# Toro 724 Thoughts



## andymick32 (Feb 6, 2014)

I'm looking to buy a Toro 724 that looks to be in decent shape for $225. The owner has used it sparingly and still has had it serviced yearly. He believes it is about 12 years old. Is this a good price? Any problems I should be aware of with this model? I have limited funds, so anything new is out of the question.










Thanks


----------



## detdrbuzzard (Jan 20, 2012)

hello andymick, welcome to *SBF!!* thats like a bigger verson of my 521 and hard to come by in these part. at $225 it would be in my garage


----------



## Shryp (Jan 1, 2011)

I removed your other thread and moved detdrbuzzard's reply over here. Starting two threads with the same question just gets confusing.


----------



## UNDERTAKER (Dec 30, 2013)

ALOHA to the form. I don't think toro had problems with that model. they did downsize it from the early 80's though. but for 200.00 go 4 it. MAHALO!!!!!


----------



## micah68kj (Oct 8, 2011)

I'd buy it. Toro makes a fine blower. I think the owner stuck that $25 on there for bargaining room though. Just me though. Hope you get it but still, give it a good going over.


----------



## andymick32 (Feb 6, 2014)

He was asking $300 and I offered $200, ended up settling on $225. I'm going to move some snow tomorrow. I'll let you know how it works out.


----------



## andymick32 (Feb 6, 2014)

Micah, what part of PA are you from? I'm a PA native myself, live in Somerset.


----------



## andymick32 (Feb 6, 2014)

Does anybody know how I can find out exactly how old it is?


----------



## andymick32 (Feb 6, 2014)

I looked up the model # and serial # on the website, it's a 1996 model. Older than I was hoping. Hopefully it holds up.


----------



## andymick32 (Feb 6, 2014)

So I've used the snowblower about 5 times now and I'm not real impressed. It gets clogged very easily and does not throw the snow very far at all. Would an impeller kit help?


----------



## micah68kj (Oct 8, 2011)

andymick32 said:


> Micah, what part of PA are you from? I'm a PA native myself, live in Somerset.

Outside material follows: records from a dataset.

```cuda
template <typename SRC, typename T>
__global__ void __launch_bounds__(URH_WARPS_PER_BLOCK * 32)
k_dense_f32(const T* __restrict__ x, int64_t n, int vec_in, const __grid_constant__ UrhClassify cls, int tol,
            UrhTileSummary* __restrict__ tiles, uint32_t* __restrict__ staging, int stage_cap,
            int16_t* __restrict__ init_cls, int cls_of_zero, const float* __restrict__ d_thr0 = nullptr,
            const UrhTileStats* __restrict__ tile_stats = nullptr, const UrhSpec spec = UrhSpec{}) {
    const float thr0 = d_thr0 ? *d_thr0 : cls.thr[0];
    if (d_thr0) cls_of_zero = (0.0f <= thr0) ? 0 : 1;
    const int lane = threadIdx.x & 31;
    const int64_t tile = (int64_t)blockIdx.x * URH_WARPS_PER_BLOCK + (threadIdx.x >> 5);
    const int64_t tile_start = tile * URH_TILE;
    if (tile_start >= n) return;
    const int tile_len = (int)((n - tile_start) < URH_TILE ? (n - tile_start) : URH_TILE);
    const int iters = (tile_len + 63) >> 6;
    if (tile_stats && tile_stats[tile].all_noise) {
        if (lane == 0) {
            UrhTileSummary s;
            s.first_cls = -1; s.last_cls = -1; s.head_len = tile_len; s.tail_len = tile_len; s.ncand = 0;
            tiles[tile] = s;
            if (tile_start == 0 && init_cls) *init_cls = (int16_t)-1;
        }
        return;
    }
    if (tile >= spec.lo && tile < spec.hi) {
        if (spec.margin[tile] > fabsf(__fsub_rn(thr0, *spec.tg))) return;
        if (lane == 0) atomicAdd(spec.redone, 1u);
    }
    UrhRunTracker rt;
    rt.init(tol, staging + tile * (int64_t)stage_cap);
    if (vec_in && tile_len == URH_TILE) {
        typedef typename UrhVec2<T>::type V;
        const V* p = (const V*)(x + tile_start) + lane;
        constexpr int ITERS = URH_TILE / 64;
        const bool no_noise = SRC::BINARY && tile_stats && cls.noise_value <= -4.0f && tile_stats[tile].cnt == URH_TILE;
        V cur[4], nxt[4];
#pragma unroll
        for (int j = 0; j < 4; j++) cur[j] = __ldg(p + j * 32);
        if (tile_start == 0 && lane == 0 && init_cls) *init_cls = (int16_t)(((float)cur[0].x == cls.noise_value) ? -1 : cls_of_zero);
        if (SRC::BINARY) {
            UrhTileResolve tr;
            tr.init();
#pragma unroll 1
            for (int it = 0; it < ITERS; it += 4) {
                if (it + 4 < ITERS) {
#pragma unroll
                    for (int j = 0; j < 4; j++) nxt[j] = __ldg(p + (it + 4 + j) * 32);
                }
                if (no_noise) {
#pragma unroll
                    for (int j = 0; j < 4; j++)
                        tr.keep(it + j, 0u, __ballot_sync(URH_FULL_MASK, SRC::template above<T>(cur[j].x, thr0)), 0u,
                                __ballot_sync(URH_FULL_MASK, SRC::template above<T>(cur[j].y, thr0)), lane);
                } else {
#pragma unroll
                    for (int j = 0; j < 4; j++) {
                        bool nx, ax, ny, ay;
                        SRC::template bits<T>(cur[j].x, cls, thr0, nx, ax);
                        SRC::template bits<T>(cur[j].y, cls, thr0, ny, ay);
                        tr.keep(it + j, __ballot_sync(URH_FULL_MASK, nx), __ballot_sync(URH_FULL_MASK, ax), __ballot_sync(URH_FULL_MASK, ny),
                                __ballot_sync(URH_FULL_MASK, ay), lane);
                    }
                }
#pragma unroll
                for (int j = 0; j < 4; j++) cur[j] = nxt[j];
            }
            tr.finish(tol, staging + tile * (int64_t)stage_cap, tiles + tile, lane);
            return;
        }
#pragma unroll 1
        for (int it = 0; it < ITERS; it += 4) {
            if (it + 4 < ITERS) {
#pragma unroll
                for (int j = 0; j < 4; j++) nxt[j] = __ldg(p + (it + 4 + j) * 32);
            }
#pragma unroll
            for (int j = 0; j < 4; j++)
                rt.feed(it + j, SRC::template cls<T>(cur[j].x, cls, thr0), SRC::template cls<T>(cur[j].y, cls, thr0), true, true, lane);
#pragma unroll
            for (int j = 0; j < 4; j++) cur[j] = nxt[j];
        }
        rt.finish(tile_len, tiles + tile, lane);
        return;
    }
    for (int it = 0; it < iters; it += 2) {
        T a0 = 0, a1 = 0, b0 = 0, b1 = 0;
        const int64_t pa = tile_start + (int64_t)it * 64 + 2 * lane;
        const int64_t pb = pa + 64;
        if (vec_in && pa + 1 < n) {
            const typename UrhVec2<T>::type v = __ldg((const typename UrhVec2<T>::type*)(x + pa));
            a0 = v.x; a1 = v.y;
        } else {
            if (pa < n) a0 = __ldg(x + pa);
            if (pa + 1 < n) a1 = __ldg(x + pa + 1);
        }
        const bool has_b = it + 1 < iters;
        if (has_b) {
            if (vec_in && pb + 1 < n) {
                const typename UrhVec2<T>::type v = __ldg((const typename UrhVec2<T>::type*)(x + pb));
                b0 = v.x; b1 = v.y;
            } else {
                if (pb < n) b0 = __ldg(x + pb);
                if (pb + 1 < n) b1 = __ldg(x + pb + 1);
            }
        }
        if (pa == 0 && init_cls) *init_cls = (int16_t)(((float)a0 == cls.noise_value) ? -1 : cls_of_zero);
        rt.feed(it, SRC::template cls<T>(a0, cls, thr0), SRC::template cls<T>(a1, cls, thr0), pa < n, pa + 1 < n, lane);
        if (has_b) rt.feed(it + 1, SRC::template cls<T>(b0, cls, thr0), SRC::template cls<T>(b1, cls, thr0), pb < n, pb + 1 < n, lane);
    }
    rt.finish(tile_len, tiles + tile, lane);
}
```

### urh_b200/csrc/digitize.cu

```cuda
#include "dense.cuh"
#include "scan.cuh"
#include "sparse.cuh"
#ifndef URH_FAST_MIN_BLOCKS
#define URH_FAST_MIN_BLOCKS 4
#endif
#include "fsk_fast.cuh"
#include "dense_f32.cuh"

#include <math.h>
#include <stdlib.h>


template <int DT, int MOD, bool DIGITIZE>
__device__ __forceinline__ void dense_iq_tile(const void* __restrict__ iq, int64_t n, const UrhDemodParams& dp, float* __restrict__ qad_out,
                                              int vec_in, int vec_out, const UrhClassify& cls, int tol, UrhTileSummary* __restrict__ tiles,
                                              uint32_t* __restrict__ staging, int stage_cap, int16_t* __restrict__ init_cls, int cls_of_zero,
                                              int64_t tile, int has_halo, UrhTileStats* __restrict__ tile_stats, const UrhFine& fine,
                                              unsigned int* s_fine, unsigned int* g_fine) {
    const int lane = threadIdx.x & 31;
    const int64_t tile_start = tile * URH_TILE;
    const int tile_len = (int)((n - tile_start) < URH_TILE ? (n - tile_start) : URH_TILE);
    const int iters = (tile_len + 63) >> 6;

    UrhRunTracker rt;
    if (DIGITIZE) rt.init(tol, staging + tile * (int64_t)stage_cap);
    UrhStatAcc acc;
    acc.init();

    float cA = 0.0f, cB = 0.0f;
    if (MOD == URH_MOD_FSK && (tile_start > 0 || has_halo) && lane == 0) {
        typedef typename UrhElem<DT>::type E;
        const E* pp = (const E*)iq + 2 * (tile_start - 1);
        const UrhFskTerms t = urh_fsk_terms((float)pp[0], (float)pp[1]);
        cA = t.A; cB = t.B;
    }

    UrhPair cur = urh_load_pair<DT>(iq, tile_start + 2 * lane, n, vec_in != 0);
    for (int it = 0; it < iters; it++) {
        const int64_t pos0 = tile_start + (int64_t)it * 64 + 2 * lane;
        UrhPair nxt;
        if (it + 1 < iters) nxt = urh_load_pair<DT>(iq, pos0 + 64, n, vec_in != 0);

        const float m0 = __fadd_rn(__fmul_rn(cur.r0, cur.r0), __fmul_rn(cur.i0, cur.i0));
        const float m1 = __fadd_rn(__fmul_rn(cur.r1, cur.r1), __fmul_rn(cur.i1, cur.i1));
        float s0 = dp.noise_value, s1 = dp.noise_value;
        if (MOD == URH_MOD_FSK) {
            const UrhFskTerms t0 = urh_fsk_terms(cur.r0, cur.i0);
            const UrhFskTerms t1 = urh_fsk_terms(cur.r1, cur.i1);
            float pA = __shfl_up_sync(URH_FULL_MASK, t1.A, 1);
            float pB = __shfl_up_sync(URH_FULL_MASK, t1.B, 1);
            if (lane == 0) { pA = cA; pB = cB; }
            cA = __shfl_sync(URH_FULL_MASK, t1.A, 31);
            cB = __shfl_sync(URH_FULL_MASK, t1.B, 31);
            if (!(m0 <= dp.noise_sqrd)) s0 = urh_fsk_angle(pA, pB, t0.C, t0.D);
            if (!(m1 <= dp.noise_sqrd)) s1 = urh_fsk_angle(t0.A, t0.B, t1.C, t1.D);
        } else if (MOD == URH_MOD_ASK) {
            if (!(m0 <= dp.noise_sqrd)) s0 = __fdiv_rn(__fsqrt_rn(m0), dp.max_mag);
            if (!(m1 <= dp.noise_sqrd)) s1 = __fdiv_rn(__fsqrt_rn(m1), dp.max_mag);
        }
        if (pos0 == 0 && !has_halo) s0 = dp.noise_value;

        const bool v0 = pos0 < n, v1 = pos0 + 1 < n;
        if (tile_stats) {
            if (v0) { acc.add(s0); acc.all_noise = acc.all_noise && (s0 == dp.noise_value); }
            if (v1) { acc.add(s1); acc.all_noise = acc.all_noise && (s1 == dp.noise_value); }
            if (s_fine) {
                if (v0) urh_fine_add(s0, fine, s_fine, g_fine);
                if (v1) urh_fine_add(s1, fine, s_fine, g_fine);
            }
        }
        if (qad_out) {
            if (v1 && vec_out) urh_stg_f2(qad_out + pos0, s0, s1);
            else {
                if (v0) qad_out[pos0] = s0;
                if (v1) qad_out[pos0 + 1] = s1;
            }
        }
        if (DIGITIZE) {
            const int c0 = urh_classify(s0, cls), c1 = urh_classify(s1, cls);
            if (pos0 == 0) *init_cls = (int16_t)((s0 == cls.noise_value) ? -1 : cls_of_zero);
            rt.feed(it, c0, c1, v0, v1, lane);
        }
        cur = nxt;
    }
    if (tile_stats) acc.store(tile_stats + tile, lane);
    if (DIGITIZE) rt.finish(tile_len, tiles + tile, lane);
}

template <int DT, int MOD, bool DIGITIZE>
__global__ void __launch_bounds__(URH_WARPS_PER_BLOCK * 32)
k_dense_iq(const void* __restrict__ iq, int64_t n, UrhDemodParams dp, float* __restrict__ qad_out, int vec_in,
           int vec_out, const __grid_constant__ UrhClassify cls, int tol, UrhTileSummary* __restrict__ tiles,
           uint32_t* __restrict__ staging, int stage_cap, int16_t* __restrict__ init_cls, int cls_of_zero,
           int64_t tile_begin, int64_t tile_count, int has_halo, UrhTileStats* __restrict__ tile_stats, const UrhFine fine) {
    extern __shared__ unsigned int s_fine[];
    const int64_t tile_rel = (int64_t)blockIdx.x * URH_WARPS_PER_BLOCK + (threadIdx.x >> 5);
    const int64_t block_tile0 = tile_begin + (int64_t)blockIdx.x * URH_WARPS_PER_BLOCK;
    if (fine.gh) urh_fine_zero(s_fine);
    if (tile_rel < tile_count && (tile_begin + tile_rel) * URH_TILE < n)
        dense_iq_tile<DT, MOD, DIGITIZE>(iq, n, dp, qad_out, vec_in, vec_out, cls, tol, tiles, staging, stage_cap, init_cls, cls_of_zero,
                                    tile_begin + tile_rel, has_halo, tile_stats, fine,
                                    fine.gh ? s_fine : nullptr, fine.gh ? urh_fine_row(fine, tile_begin + tile_rel, block_tile0) : nullptr);
    if (fine.gh) urh_fine_flush(fine, s_fine, block_tile0);
}
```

Waynesboro, Pa. Retired and moved up here just about a year ago. Nice place and we're happy we made the move. I've been tnrough Somerset once or twice.


----------



## micah68kj (Oct 8, 2011)

andymick32 said:


> So I've used the snowblower about 5 times now and I'm not real impressed. It gets clogged very easily and does not throw the snow very far at all. Would an impeller kit help?


Sure it would help if there's any gap between the impellers and drum. That thing ought to be flingin' the snow. Are you sure maybe the impeller belt is good and tight?


----------



## motorhead64 (Dec 15, 2013)

An impeller kit, properly installed, should help with both the clogging and the throwing distance. Also, "slicking" all surfaces that come in contact with snow is a big help. MH


----------



## Ray 1962 10ML60 (Oct 14, 2011)

*kit will definately help!*

I just put an impeller kit on the 1979 524 I picked up last week and it was a huge difference. We had about 6-8 inches of wet snow on long island two days ago and then it rained all day on top of it. The day of the storm it was throwing slushy snow about 5-10 feet. My buddy picked up an old truck mud flap from a junkyard a few days ago and gave me a few strips so I decided to put it on there today and went over to my neighbors driveway which was 1/2 done and it was throwing the slushy stuff about 15-20 feet now. It took all of 15 minutes and made a big difference! Highly recommend it. 
Here's a pix- guys on here make better versions, but this was my first attempt at it.


----------



## mikey517 (Feb 20, 2014)

Greetings,
I have the exact same machine that I purchased in 1994. It is a great dependable machine. Mine has been kept either in my basement or garage, and starts on 1 or 2 pulls each time. I don't even drain it or run it dry in the summer. Very well built.

That being said, I noticed that it wasn't throwing very far, would actually clog more than normal. We had gotten over 20" of wet heavy snow / ice in a 2 week span. I thought that it was finally giving up the ghost. But a quick check and I found the impeller / auger belt was stretched. It had never been changed. A 30" x1/2" v-belt from the local auto parts store, and about 10 total minutes, and the snow was flinging farther than it had in years.

I would buy that machine in a New York minute, especially after reading here that all new machines have engines made in other than USA locations.


----------



## andymick32 (Feb 6, 2014)

That's good to know! You can definitely tell it is well built and mine starts in 1-2 pulls every time as well.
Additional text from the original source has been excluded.